NIR dye‐encoded nanotags for biosensing: Role of functional groups on sensitivity and performance in SERRS‐based LFA

Abstract

AbstractSurface‐enhanced resonance Raman scattering (SERRS) is based on nanostructures supporting localized surface plasmon resonances as well as electronic resonances of the molecular adsorbate.
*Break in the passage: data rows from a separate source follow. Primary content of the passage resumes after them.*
template<int L> static __device__ __forceinline__ uint32_t x_bcast_first(uint32_t x){
	const uint32_t s = XDPPZ(x, XQP(0, 0, 0, 0), 0xf);
	if constexpr (L == 4) return s;
	else return XDPP(s, s, XROW_SHR(4), 0xA);
}
template<int L> static __device__ __forceinline__ uint32_t x_bcast_last(uint32_t x){
	const uint32_t s = XDPPZ(x, XQP(3, 3, 3, 3), 0xf);
	if constexpr (L == 4) return s;
	else return XDPP(s, s, XROW_SHL(4), 0x5);
}
template<int L> static __device__ __forceinline__ uint32_t x_shift_down(uint32_t x, uint32_t fill_lo, bool first){
	if constexpr (L == 4){
		const uint32_t r = XDPPZ(x, XQP(3, 0, 1, 2), 0xf);
		return __builtin_amdgcn_perm(r, fill_lo, first ? 0x05040100u : 0x07060504u);
	}
	const uint32_t s = XDPPZ(x, XROW_SHR(1), 0xf);
	const uint32_t w = XDPPZ(x, XROW_SHL(L - 1), 0xf);
	const uint32_t fix = (w << 16) | (fill_lo & 0xffffu);
	return first ? fix : s;
}
template<int L> static __device__ __forceinline__ uint32_t x_shift_up(uint32_t x, uint32_t fill, bool last){
	if constexpr (L == 4){
		const uint32_t r = XDPPZ(x, XQP(1, 2, 3, 0), 0xf);
		return __builtin_amdgcn_perm(fill, r, last ? 0x05040302u : 0x03020100u);
	}
	const uint32_t s = XDPPZ(x, XROW_SHL(1), 0xf);
	const uint32_t w = XDPPZ(x, XROW_SHR(L - 1), 0xf);
	const uint32_t fix = __builtin_amdgcn_alignbit(fill, w, 16);
	return last ? fix : s;
}
template<int L> static __device__ __forceinline__ uint32_t x_scan_max(uint32_t x){
	uint32_t y = XDPP(x, x, XQP(0, 0, 2, 2), 0xf); x = x_max(x, y);
	y = XDPP(x, x, XQP(0, 1, 1, 1), 0xf); x = x_max(x, y);
	if constexpr (L == 8){
		const uint32_t z = XDPP(x, x, XQP(3, 3, 3, 3), 0xf);
		y = XDPP(x, z, XROW_SHR(4), 0xA); x = x_max(x, y);
	}
	return x;
}
// ... 715 lines not shown
		auto sb = [&](int q) -> uint32_t { return (uint32_t)(((int)a.matrix[q * 4 + t] - 2 * GE) & 0xff); };
		xa_mtab[2 * t] = (uint32_t)((BSA_EPI8_MIN - 2 * GE) & 0xff) | (sb(0) << 8) | (sb(1) << 24);
		xa_mtab[2 * t + 1] = (sb(2) << 8) | (sb(3) << 24);
	}
	__builtin_amdgcn_wave_barrier();

	uint32_t Hp[W], E[W];
	int base = 0;
	uint32_t svH = 0, svE = 0;
	uint32_t rbeg = 0, mov = 0, i = row0;
	int cand_sc = BSA_SCORE_MIN, cand_te = 0;
	const uint32_t NGP = ((uint32_t)(-GE * jl * W) & 0xffffu) | ((uint32_t)(-GE * (jl + L) * W) << 16);
	if(row0 == 0u){
		const int first_u = (int)(int8_t)(gapo1 + gape1 + a.smin - a.smax);
		const bool ov = mode == BSA_MODE_OVERLAP;
		base = (ov ? 0 : gapo1 + 2 * gape1) - FB;
#pragma unroll
		for(int k = 0; k < W; k++){
			Hp[k] = ov ? x_add(NGP, x_i16(FB + GE - GE * k)) : x_i16(FB);
			E[k] = ov ? x_add(NGP, x_i16(FB - GE * k - NE0)) : x_i16(FB - NE0);
		}
		if(last){
			const uint32_t hl = (Hp[W - 1] >> 16) + (uint32_t)(cfirst - GE - NEWNE);
			E[W - 1] = (E[W - 1] & 0xffffu) | (hl << 16);
		}
		svH = ov ? x_i16(FB + 2 * GE) : x_i16(FB + GE - first_u);
		svE = ov ? x_i16(FB + GE - NE0) : x_i16(FB - NE0);
	}
	if(row0 != 0u){
		const uint32_t *sp = st + (lt & 63);
		int r = 0;
#pragma unroll
		for(int k = 0; k < W; k++) Hp[k] = sp[64 * r++];
#pragma unroll
		for(int k = 0; k < W; k++) E[k] = sp[64 * r++];
		base = (int)sp[64 * r++]; svH = sp[64 * r++]; svE = sp[64 * r++];
		rbeg = sp[64 * r++]; mov = sp[64 * r++]; cand_sc = (int)sp[64 * r++]; cand_te = (int)sp[64 * r++];
	}
	__shared__ uint32_t xa_stage[EXT ? 1 : NWV][EXT ? 1 : 4 * ND][64];
	uint32_t *const stg = EXT ? ext_stage + (size_t)(lt >> 6) * (4 * ND * 64) + (lt & 63) : &xa_stage[(!EXT && NWV > 1) ? (lt >> 6) : 0][0][lt & 63];
	constexpr int KD = 4 + 12, NSEL = 2 * KD;
	constexpr uint32_t QOFFMAX = (uint32_t)(NSEL - W);
	static_assert(NSEL % 4 == 0 && NSEL - W <= BSA_QPAD_TAIL, "a refill reads NSEL - W bytes behind the band's last block");
	__shared__ uint32_t xa_qwin[EXT ? 1 : NWV][EXT ? 1 : 2 * KD][64];
	uint32_t *const qwp = EXT ? ext_qwin + (size_t)(lt >> 6) * (2 * KD * 64) + (lt & 63) : &xa_qwin[(!EXT && NWV > 1) ? (lt >> 6) : 0][0][lt & 63];
	uint32_t wbase = 0x40000000u;
	int begq = 0;
	if(tlen != 0u && first && row0 == 0u) begs[0] = 0;
	uint64_t twin = 0;
	if(row0 < tlen){ __builtin_memcpy(&twin, tp + row0, 8); twin <<= 3; }
	const int rbz = 2 * max((int)(tlen / max(qlen, 1u)), 1);
	const bool rush32 = (unsigned long long)(uint32_t)rbz * tlen + qlen + (uint32_t)BW + (uint32_t)rbz < 0xFFFFFFFFull;
	uint32_t rzl = rush32 ? (uint32_t)rbz * (tlen - min(row0, tlen) - 1u) : 0u;
	int rby_tab = 0;
	const int rby_lane = (lt & (64 - L)) << 2;

	uint64_t actm = 0;
	while(i < row1 && (actm = __builtin_amdgcn_ballot_w64(i < tlen)) != 0ull){
		const bool act = i < tlen;
		if(mode == BSA_MODE_GLOBAL && (i & (uint32_t)(L - 1)) == 0u)
			rby_tab = (int)((1.0 * (double)(i + (uint32_t)jl) / (double)tlen) * (double)qlen);
		if((i & rmask) == 0u){
			const uint32_t bc = x_bcast_first<L>(Hp[0]);
			const uint32_t dl = x_sub(__builtin_amdgcn_perm(bc, bc, 0x01000100u), x_i16(FB));
#pragma unroll
			for(int k = 0; k < W; k++){ Hp[k] = x_sub(Hp[k], dl); E[k] = x_sub(E[k], dl); }
			svH = x_sub(svH, dl); svE = x_sub(svE, dl);
			base += x_lo16(bc) - FB;
		}
		mov = min(mov, __builtin_elementwise_sub_sat(qlen, rbeg + (uint32_t)BW));
		rbeg += mov;
		int rhj = 0;
		if(__builtin_expect((__builtin_amdgcn_ballot_w64(mov != 1u) & actm) != 0ull, 0)){
			if(__any(act && mov >= (uint32_t)BW)){
				const bool z = act && mov >= (uint32_t)BW;
				const uint32_t bc = x_bcast_last<L>(Hp[W - 1]);
				const int rhz = base + x_hi16(bc) + GE * ((int)(rbeg - mov) + BW - 1 + (int)i - 1);
				if(z){
					rhj = rhz;
					base = BSA_SCORE_MIN - GE * ((int)rbeg + (int)i - 2) - FB;
#pragma unroll
					for(int k = 0; k < W; k++){ Hp[k] = x_add(NGP, x_i16(FB - GE * k)); E[k] = x_add(NGP, x_i16(FB - GE * (k + 1) - NEWNE)); }
				}
			}
			if(__any(act && mov == 0u)){
				const bool d = act && mov == 0u;
				const uint64_t dm = __ballot(d);
				const uint32_t pu = x_shift_down<L>(Hp[W - 1], svH, first), pe = x_shift_down<L>(E[W - 1], svE, first);
#pragma unroll
				for(int k = W - 1; k >= 1; k--){ x_sel(Hp[k], Hp[k - 1], dm); x_sel(E[k], E[k - 1], dm); }
				x_sel(Hp[0], pu, dm); x_sel(E[0], pe, dm);
			}
			for(uint32_t s = 1; __any(act && mov < (uint32_t)BW && s < mov); s++){
				const bool d = act && mov < (uint32_t)BW && s < mov;
				const uint64_t dm = __ballot(d);
				uint32_t hfill = __builtin_amdgcn_perm(Hp[W - 1], Hp[W - 1], 0x03020302u);
				if(s == 1u) hfill = x_add(hfill, ENT16);
				const uint32_t efill = __builtin_amdgcn_perm(E[W - 1], E[W - 1], 0x03020302u);
				const uint32_t inh = x_shift_up<L>(Hp[0], hfill, last), ine = x_shift_up<L>(E[0], efill, last);
#pragma unroll
				for(int k = 0; k + 1 < W; k++){ x_sel(Hp[k], Hp[k + 1], dm); x_sel(E[k], E[k + 1], dm); }
				x_sel(Hp[W - 1], inh, dm); x_sel(E[W - 1], ine, dm);
			}
		}
		uint32_t S[W];
		{
			const uint32_t tw32 = (i & 4u) ? (uint32_t)(twin >> 32) : (uint32_t)twin;
			const uint32_t tb8 = __builtin_amdgcn_ubfe(tw32, 8u * (i & 3u), 5u);
			uint32_t off = rbeg - wbase;
			if(__builtin_expect((__builtin_amdgcn_ballot_w64(off > QOFFMAX) & actm) != 0ull, 0)){
				if(act){
					const uint8_t *pl = qp + rbeg + jl * W, *ph = qp + rbeg + (jl + L) * W;
					uint32_t bl[NSEL / 4], bh[NSEL / 4];
					__builtin_memcpy(bl, pl, NSEL); __builtin_memcpy(bh, ph, NSEL);
					uint32_t TV = 0x07050301u, TS = 0x0B0A0908u;
					asm volatile("" : "+v"(TV), "+v"(TS));
#pragma unroll
					for(int n = 0; n < NSEL / 4; n++){
						const uint32_t lv = __builtin_amdgcn_perm(0x00000000u, TV, bl[n]), ls = __builtin_amdgcn_perm(0x0000000Du, TS, bl[n]);
						const uint32_t hv = __builtin_amdgcn_perm(0x00000000u, TV, bh[n]), hs = __builtin_amdgcn_perm(0x0000000Du, TS, bh[n]);
						const uint32_t l01 = __builtin_amdgcn_perm(ls, lv, 0x05010400u), l23 = __builtin_amdgcn_perm(ls, lv, 0x07030602u);
						const uint32_t h01 = __builtin_amdgcn_perm(hs, hv, 0x05010400u), h23 = __builtin_amdgcn_perm(hs, hv, 0x07030602u);
						qwp[64 * (4 * n)] = __builtin_amdgcn_perm(h01, l01, 0x05040100u);
						qwp[64 * (4 * n + 1)] = __builtin_amdgcn_perm(h01, l01, 0x07060302u);
						qwp[64 * (4 * n + 2)] = __builtin_amdgcn_perm(h23, l23, 0x05040100u);
						qwp[64 * (4 * n + 3)] = __builtin_amdgcn_perm(h23, l23, 0x07060302u);
					}
					wbase = rbeg; off = 0u;
				}
			}
			const uint32_t *wl = qwp + 64u * (act ? off : 0u);
			const uint2 mr = *(const uint2*)((const uint8_t*)xa_mtab + tb8);
#pragma unroll
			for(int k = 0; k < W; k++) S[k] = __builtin_amdgcn_perm(mr.y, mr.x, wl[64 * k]);
		}
		const uint32_t d0s = x_add(Hp[0], S[0]);
		uint32_t d0h = d0s;
		uint32_t q0m, q0d;
		asm volatile("" : "=v"(q0m), "=v"(q0d));
		const uint32_t fini = x_add(Hp[0], MINF16);
		if(__builtin_expect((__builtin_amdgcn_ballot_w64(mov - 1u >= (uint32_t)BW - 1u) & actm) != 0ull, 0)){
			const int hp0 = x_lo16(Hp[0]);
			const int HBr = base + hp0 + GE * ((int)rbeg + (int)i - 2);
			const bool near = mov == 0u && rbeg != 0u && HBr > BSA_SCORE_MIN + (1 << 17);
			if((__builtin_amdgcn_ballot_w64(mov - 1u >= (uint32_t)BW - 1u && !near) & actm) == 0ull){
				if(first && mov == 0u) d0h = (d0s & 0xffff0000u) | (fini & 0xffffu);
			} else {
				int rh;
				if(mov >= (uint32_t)BW) rh = rhj;
				else if(rbeg) rh = BSA_SCORE_MIN;
				else if(mode == BSA_MODE_OVERLAP || i == 0) rh = 0;
				else rh = gapo1 + gape1 * (int)i;
				const int s0 = x_lo16(S[0]) + 2 * GE;
				const int t0 = x_lo16(E[0]) - hp0 + 2 * GE;
				int hh = (rh - HBr) + s0;
// ... 144 lines not shown
				}
			} else {
				const uint32_t xm = __builtin_amdgcn_perm(accM[0], accM[1], 0x07030501u), xd = __builtin_amdgcn_perm(accD[0], accD[1], 0x07030501u);
				const uint32_t xr = __builtin_amdgcn_perm(accR[0], accR[1], 0x07030501u), xo = __builtin_amdgcn_perm(accO[0], accO[1], 0x07030501u);
				cur[0] = __builtin_amdgcn_perm(xd, xm, 0x05040100u); cur[1] = __builtin_amdgcn_perm(xo, xr, 0x05040100u);
				cur[2] = __builtin_amdgcn_perm(xd, xm, 0x07060302u); cur[3] = __builtin_amdgcn_perm(xo, xr, 0x07060302u);
			}
			const uint32_t ri = i & 3u;
			if constexpr (CWD == 1){
				uint32_t *const sr = stg + 64u * ri;
#pragma unroll
				for(int q = 0; q < ND; q++) sr[256 * q] = cur[q];
			} else {
				uint32_t *const sr = stg + (64u * ND) * ri;
#pragma unroll
				for(int q = 0; q < ND; q++) sr[64 * q] = cur[q];
			}
			if(act && (ri == 3u || i + 1u == tlen)){
				uint32_t *gp = (uint32_t*)rowp + bsa_code_off(i & ~3u, 0u, CWD);
				if constexpr (CWD == 1){
#pragma unroll
					for(int q = 0; q < ND; q++){
						const uint32_t blk = (uint32_t)(NACC * (jl + L * (q / NACC)) + q % NACC);
						uint4 t; t.x = stg[256 * q]; t.y = stg[256 * q + 64]; t.z = stg[256 * q + 128]; t.w = stg[256 * q + 192];
						*(uint4*)(gp + 4u * blk) = t;
					}
				} else {
#pragma unroll
					for(int hb = 0; hb < 2; hb++){
						uint32_t *bp = gp + (4u * CWD) * (uint32_t)(jl + L * hb);
#pragma unroll
						for(int pc = 0; pc < CWD; pc++){
							uint4 t;
							uint32_t *tw = (uint32_t*)&t;
#pragma unroll
							for(int e = 0; e < 4; e++){
								const int lin = 4 * pc + e, row = lin / CWD, d = lin % CWD;
								tw[e] = stg[64 * (ND * row + CWD * hb + d)];
							}
							*(uint4*)(bp + 4 * pc) = t;
						}
					}
				}
			}
		}
		const uint32_t hv = x_add(Hp[0], GE16);
		const uint32_t Hsh = x_shift_down<L>(Hp[W - 1], hv, first);
		const uint32_t bcl = x_bcast_last<L>(Hp[W - 1]);
		if(act){
			constexpr uint32_t LM = (uint32_t)(L - 1);
			const bool lastrow = i + 1u == tlen;
			if((i & LM) == (uint32_t)jl) begq = (int)rbeg;
			if(((i & LM) == LM || lastrow) && (uint32_t)jl <= (i & LM)) begs[(i & ~LM) + 1u + (uint32_t)jl] = begq;
			const int rbase = base + GE * ((int)rbeg + (int)i);
			auto score_at = [&](uint32_t pos) -> int {
				const uint32_t b = pos / W, kk = pos % W;
				const bool hi = b >= (uint32_t)L;
				uint32_t hh = Hp[0];
#pragma unroll
				for(int k = 1; k < W; k++) x_sel(hh, Hp[k], __ballot((uint32_t)k == kk));
				return rbase + (hi ? x_hi16(hh) : x_lo16(hh)) + GE * (int)pos;
			};
			if(mode != BSA_MODE_GLOBAL && rbeg + BW >= qlen){
				const uint32_t pos = qlen - 1u - rbeg;
				if(((pos / W) & (uint32_t)(L - 1)) == (uint32_t)jl){
					const int sc = score_at(pos);
					if(sc > cand_sc){ cand_sc = sc; cand_te = (int)i; }
				}
			}
			if(lastrow && mode == BSA_MODE_GLOBAL){
				const uint32_t pos = qlen - 1u - rbeg;
				int *const gs = begs + tlen + 1u;
				if(pos >= (uint32_t)BW){ if(first) *gs = (int)0x80000000u; }
				else if(((pos / W) & (uint32_t)(L - 1)) == (uint32_t)jl) *gs = score_at(pos);
			} else if(lastrow){
				bsa_code_end_t *er = (bsa_code_end_t*)(rowp + (size_t)bsa_code_rows(tlen) * (64u * CWD));
#pragma unroll
				for(int q = 0; q < 16 / L; q++){ er->cand_sc[jl + L * q] = q ? BSA_SCORE_MIN : cand_sc; er->cand_te[jl + L * q] = q ? 0 : cand_te; }
				int8_t *ub = (int8_t*)(er + 1);
#pragma unroll
				for(int hf = 0; hf < 2; hf++){
					const int b = jl + L * hf;
					auto half = [&](uint32_t x) -> int { return hf ? x_hi16(x) : x_lo16(x); };
					er->ubegs[b * CR] = rbase + half(Hsh) + GE * (b * W - 1);
					if constexpr (CR == 2) er->ubegs[b * CR + 1] = rbase + half(Hp[W / 2 - 1]) + GE * (b * W + W / 2 - 1);
#pragma unroll
					for(int k = 0; k < W; k++) ub[b * W + k] = (int8_t)(half(Hp[k]) - half((k == 0) ? Hsh : Hp[k - 1]) + GE);
				}
				if(last){ er->ubegs[16] = rbase + x_hi16(Hp[W - 1]) + GE * (BW - 1); er->rbeg_last = (int)rbeg; }
			}
		}
		{
			uint32_t x;
			if constexpr (CR == 1){
				const uint32_t dl = x_add(x_sub(Hp[W - 1], Hsh), x_i16(W * GE));
				x = x_max(dl, x_sub(0u, dl));
			} else {
				const uint32_t HGE16 = x_i16((W / 2) * GE);
				const uint32_t da = x_add(x_sub(Hp[W / 2 - 1], Hsh), HGE16), db = x_add(x_sub(Hp[W - 1], Hp[W / 2 - 1]), HGE16);
				x = x_add(x_max(da, x_sub(0u, da)), x_max(db, x_sub(0u, db)));
			}
			x = x_sum<L>(x);
			const int nzsum = (int)((x & 0xffffu) + (x >> 16));
			const uint32_t bcf = x_bcast_first<L>(Hp[0]);
			const int d16 = x_hi16(bcl) - x_lo16(bcf) + (BW - 1) * GE;
			uint32_t nz = (uint32_t)(nzsum / 16);
			nz = nz / (uint32_t)WR * 16u / 2u;
			const int noisy = (int)((16u > nz) ? 16u : nz);
			int rbx;
			if(i <= (uint32_t)BW / 4u) rbx = 0;
			else if(rbeg + BW >= qlen) rbx = 0;
			else if(noisy < d16) rbx = 2;
			else if(d16 < -noisy) rbx = 0;
			else rbx = 1;
			if(mode == BSA_MODE_GLOBAL){
				const int rby = __builtin_amdgcn_ds_bpermute(rby_lane + (int)((i & (uint32_t)(L - 1)) << 2), rby_tab);
				const uint32_t left = tlen - i - 1u;
				bool rush;
				if(rush32) rush = act && rbeg + rzl + (uint32_t)BW <= qlen + (uint32_t)rbz - 1u;
				else {
					const unsigned long long lhs = (unsigned long long)rbeg + (unsigned long long)(uint32_t)rbz * left + (unsigned long long)BW;
					rush = act && lhs <= (unsigned long long)(uint32_t)(qlen + (uint32_t)rbz - 1u);
				}
				if((int)rbeg < rby - BW) mov = (uint32_t)(rbx + 1);
				else if((int)rbeg > rby) mov = (uint32_t)max(0, rbx - 1);
				else mov = (uint32_t)rbx;
				if(rush) mov = 1u + (uint32_t)(qlen - (rbeg + BW)) / max(left, 1u);
			} else mov = (uint32_t)rbx;
		}
		{
			const uint32_t efill = x_add(__builtin_amdgcn_perm(Hp[W - 1], Hp[W - 1], 0x03020302u), x_i16(cfirst - GE - NEWNE));
			E[W - 1] = x_shift_up<L>(tmpE0, efill, last);
			svH = hv; svE = tmpE0;
		}
		i++;
		rzl -= (uint32_t)rbz;
		if((i & 7u) == 0u && i < tlen){ __builtin_memcpy(&twin, tp + i, 8); twin <<= 3; }
	}
	if(st != nullptr && row1 < tlen){
		uint32_t *sp = st + (lt & 63);
		int r = 0;
		auto put = [&](uint32_t v){ __hip_atomic_store(sp + 64 * r, v, __ATOMIC_RELAXED, __HIP_MEMORY_SCOPE_AGENT); r++; };
#pragma unroll
		for(int k = 0; k < W; k++) put(Hp[k]);
#pragma unroll
		for(int k = 0; k < W; k++) put(E[k]);
		put((uint32_t)base); put(svH); put(svE);
		put(rbeg); put(mov); put((uint32_t)cand_sc); put((uint32_t)cand_te);
	}
}
template<int L, int PW, bool DO2, bool M3 = true>
__global__ void __launch_bounds__(256) __attribute__((amdgpu_waves_per_eu(3))) k_align8_fwd_x_abs(const Align8Args a, const uint32_t rmask){
	x_forward_abs<L, 4, PW, DO2, false, M3>(a, a.first, a.count, blockIdx.x * 256u, rmask);
}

Bright NIR‐SERRS nanotags require dyes with high Raman scattering cross‐sections upon NIR laser excitation in combination with functional groups for chemisorption. Here, we report on the role of isothiocyanate (ITC) and sulfonate (SO) groups in five cyanine dyes on sensitivity and performance of nanotags in SERRS‐based LFA. Dye concentration‐dependent SERRS and zeta potential measurements on bare gold nanostars (AuNS) revealed strong differences in their sensitivity and stability as a function of the number of ITC and SO groups. A positive correlation with the number of ITC groups due to stronger chemisorption and a negative correlation with the number of SO groups due to stronger desorption because of higher water solubility was observed. The application in SERRS‐based biosensing requires additional functionalization steps, for example, co‐adsorption of PEG with the NIR dye. The comparison of the Raman intensities before and after bioconjugation showed that the presence of at least one ITC group is necessary for minimizing Raman signal losses, irrespective of the additional presence of SO groups. In a SERRS‐based lateral flow assay (LFA) for sensing the pregnancy marker beta‐hCG, the two dyes NIR 4f and NIR 5e (both ITC = 2, SO = 0) showed the best performance. In contrast, we do not recommend to use IR‐783 (ITC = 0, SO = 2) for SERRS‐based biosensing. Overall, this study highlights the importance of surface‐seeking moieties such as the common ITC group for optimal performance in SERRS‐based biosensing platforms.